* dissenting:
I respectfully dissent from the majority holding that plaintiff is eligible to have the benefit of income and thus entitled to an accounting. I would affirm the trial court’s dismissal of plaintiff’s bill of discovery on the basis that plaintiff does not fall within the classes of beneficiaries who may demand an accounting, either under the statute or common law.
The trust at issue includes a direction that the trustees pay the income and principal as is necessary for the support of the beneficiaries. This is known as a support trust. The trust also directs that the trustees distribute funds only as they shall determine in their sole discretion.
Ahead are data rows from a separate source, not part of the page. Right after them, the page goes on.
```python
class LinearGradLayer(nn.Module):

    def __init__(self, input_ch: int = 128, output_ch: int = 128) -> None:
        super().__init__()
        self.input_ch, self.output_ch = input_ch, output_ch
        self.weight = nn.Parameter(torch.randn(input_ch, output_ch))
        self.bias = nn.Parameter(torch.randn(output_ch))
        nn.init.xavier_normal_(self.weight)
        nn.init.constant_(self.bias, 0.0)

    def forward(self, *a, **k):
# ... 438 lines not shown
        return L.FieldState(float(self.aux_grad_scale), float(self.distance_range_max), float(self.lowpass_alpha), pw)

    def forward(self, sampling: Sampling) -> Dict[str, Tensor]:
        pos = sampling.sample_pos
        B, S = pos.shape[0], pos.shape[1]
        if self._wants_grad():
            p3 = L.require_cuda_f32(pos.reshape(B, S, 3), "sample_pos")
            d3 = L.require_cuda_f32(sampling.sample_dir.reshape(B, S, 3), "sample_dir")
            v3 = L.require_cuda_f32(sampling.diag_variance.reshape(B, S, 3), "diag_variance")
            d, c, pnl, dist, aux = _FieldTrainFn.apply(self, p3, d3, v3, None, 0.0, *self._param_tensors())
            return {"distance": dist, "density": d, "color": c, "fields_penalty": pnl, "aux_grad": aux}
        device = pos.device
        p3 = L.require_cuda_f32(pos.reshape(-1, 3), "sample_pos")
        d3 = L.require_cuda_f32(sampling.sample_dir.reshape(-1, 3), "sample_dir")
        v3 = L.require_cuda_f32(sampling.diag_variance.reshape(-1, 3), "diag_variance")
        n = B * S
        out = {
            "distance": torch.empty(B, S, device=device, dtype=torch.float32),
            "density": torch.empty(B, S, device=device, dtype=torch.float32),
            "color": torch.empty(B, S, 3, device=device, dtype=torch.float32),
            "fields_penalty": torch.empty(B, S, device=device, dtype=torch.float32),
            "aux_grad": torch.empty(B, S, device=device, dtype=torch.float32),
        }
        h = self._field(device)
        st = self._state_struct()
        with torch.cuda.device(device):
            L.check(L.lib().neddf_field_forward(
                h, C.byref(st), L.ptr(p3), L.ptr(d3), L.ptr(v3), n, L.ptr(out["distance"]), L.ptr(out["density"]),
                L.ptr(out["color"]), L.ptr(out["fields_penalty"]), L.ptr(out["aux_grad"]), L.OUT_FULL,
                self._engine_id(), L.stream_ptr(device)), "field_forward")
        return out

    def forward_rays(self, ray_dir: Tensor, ray_orig: Tensor, dists: Tensor, sampling_type: str, ray_radius: float,
                     need_penalty: bool = True, need_aux: bool = True) -> Dict[str, Tensor]:
        ray_dir = L.require_cuda_f32(ray_dir, "ray_dir")
        ray_orig = L.require_cuda_f32(ray_orig, "ray_orig")
        dists = L.require_cuda_f32(dists, "dists")
        if self._wants_grad():
            d, c, pnl = _FieldTrainFn.apply(self, ray_dir, ray_orig, dists, sampling_type, ray_radius,
                                            *self._param_tensors())
            return {"density": d, "color": c, "fields_penalty": pnl}
        B, S = dists.shape
        device = dists.device
        out = {
            "density": torch.empty(B, S, device=device, dtype=torch.float32),
            "color": torch.empty(B, S, 3, device=device, dtype=torch.float32),
        }
        if need_penalty:
            out["fields_penalty"] = torch.empty(B, S, device=device, dtype=torch.float32)
        if need_aux:
            out["distance"] = torch.empty(B, S, device=device, dtype=torch.float32)
            out["aux_grad"] = torch.empty(B, S, device=device, dtype=torch.float32)
        h = self._field(device)
        st = self._state_struct()
        with self._profiled(device, B * S), torch.cuda.device(device):
            L.check(L.lib().neddf_field_forward_rays(
                h, C.byref(st), L.ptr(ray_dir), L.ptr(ray_orig), L.ptr(dists), B, S, L.SAMPLING_IDS[sampling_type],
                float(ray_radius), L.ptr(out.get("distance")), L.ptr(out["density"]), L.ptr(out["color"]),
                L.ptr(out.get("fields_penalty")), L.ptr(out.get("aux_grad")),
                L.OUT_FULL if need_penalty else L.OUT_EVAL, self._engine_id(), L.stream_ptr(device)),
                "field_forward_rays")
        return out

    def forward_rays_segment(self, ray_dir: Tensor, ray_orig: Tensor, dists: Tensor, sampling_type: str, ray_radius: float,
                             edge0: int, seg_len: int, ray_index: Optional[Tensor], n_active: Optional[Tensor],
                             density: Tensor, color: Tensor) -> None:
        B, E = dists.shape
        device = dists.device
        h = self._field(device)
        st = self._state_struct()
        with self._profiled(device, None), torch.cuda.device(device):
            L.check(L.lib().neddf_field_forward_rays_segment(
                h, C.byref(st), L.ptr(ray_dir), L.ptr(ray_orig), L.ptr(dists), B, E, L.SAMPLING_IDS[sampling_type],
                float(ray_radius), int(edge0), int(seg_len), L.ptr(ray_index), L.ptr(n_active), L.ptr(density),
                L.ptr(color), self._engine_id(), L.stream_ptr(device)), "field_forward_rays_segment")

    def check_engine_status(self) -> None:
        if self._handle is None:
            return
        v = C.c_int32(0)
        dev = self._handle_device
        with torch.cuda.device(dev):
            L.check(L.lib().neddf_field_status(self._handle, C.byref(v), L.stream_ptr(dev)), "field_status")
        if v.value & 4:
            if self.engine == "auto" and not self._range_fallback:
                self._range_fallback = True
                raise EngineRangeError(
                    "neddf_b200: tensor-core engine saw |activation| > 65504 (fp16 range of its split operands); "
                    "engine 'auto' now resolves to the fp32 engine for this network and the call is re-run")
            raise FloatingPointError(
                "neddf_b200: tensor-core engine saw |activation| > 65504 (fp16 range of its split operands); "
# ... 12 lines not shown
```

This is known as a discretionary trust. Plaintiff incorrectly argues that he has a vested interest in the trust fund. On the contrary, in such a discretionary trust, the beneficiary holds no vested interest until the trustees decide to make a payment to the beneficiary. The trustees have complete discretion to distribute the trust funds or to totally exclude the beneficiaries. See generally G. Bogert, The Law of Trusts & Trustees §§ 228, 229 (2d ed. 1979).
Until the trustees exercise their discretion to make a payment to plaintiff, he has no interest in the trust, its administration or its assets. Plaintiff has nothing more than a mere expectancy. (See G. Bogert, The Law of Trusts & Trustees § 228, at 512-13 (2d ed. 1979).) Plaintiff’s rights are conditioned upon both his inability to pay his living expenses through his own efforts, and upon the exercise of the trustees’ discretion. Plaintiff, therefore, is not presently “eligible” to receive the trust income because he has not alleged that he is unable to pay his living expenses. Because distribution of the funds depends on the trustees’ discretion and plaintiff’s need for living expenses, he may never become eligible to receive the funds. I would conclude that plaintiff does not fall within either of the statutory classes of beneficiaries who may demand an accounting. (See Ill. Rev. Stat. 1985, ch. 17, par. 1681.) The majority’s reliance on Webster’s definitions of “eligible” does not convince me otherwise.
The majority stumbles over the distinction between “eligible” and “entitled.” Quite simply, plaintiff is eligible to receive benefits when he is unable to meet his living expenses. Plaintiff is entitled to receive benefits when the trustees exercise their discretion and determine plaintiff should receive the benefits. Payment, if any, shall be “on such terms as the Trustees, in their sole discretion, shall decide, for the purpose of assisting the above individuals in meeting their living expenses which they may be unable to pay for through their own efforts.”
Significantly, the amount of payment needed to achieve the purpose, time of payment, type of “assisting” required, determination regarding any inability to pay for living expenses, determination regarding necessity of claimed expenses, and determination of “their own efforts” required of beneficiaries are all factors which help comprise the “sole discretion” to be exercised by the trustees before determining whether a beneficiary who is “eligible” (i.e., alleging inability to pay for living expenses) is “entitled” to any benefits. See generally G. Bogert, The Law of Trusts & Trustees §§228, 229 (2d ed. 1979).
Nor does the common law provide plaintiff with any right to an accounting. Under the common law, a contingent remainderman has the right to bring an action against trustees, but the scope of that right is limited to what is necessary to protect his possible eventual interests. The accounting should be afforded only where waste, mismanagement or dissipation of assets can be shown. (Barnhart v. Barnhart (1953), 415 Ill. 303, 114 N.E.2d 378; see also Baum v. Continental Illinois National Bank & Trust Co. (7th Cir. 1956), 230 F.2d 377, 384, citing 90 C.J.S. Trusts §379, at 686 (1955).) Thus, even if plaintiff possesses the interest of a contingent remainderman, and not just a mere expectancy, the cause was properly dismissed because it contained no allegations of waste, mismanagement or dissipation of assets. I would find that the trial court properly dismissed the action.
Justice McNamara participated in this opinion prior to his assignment to the sixth division.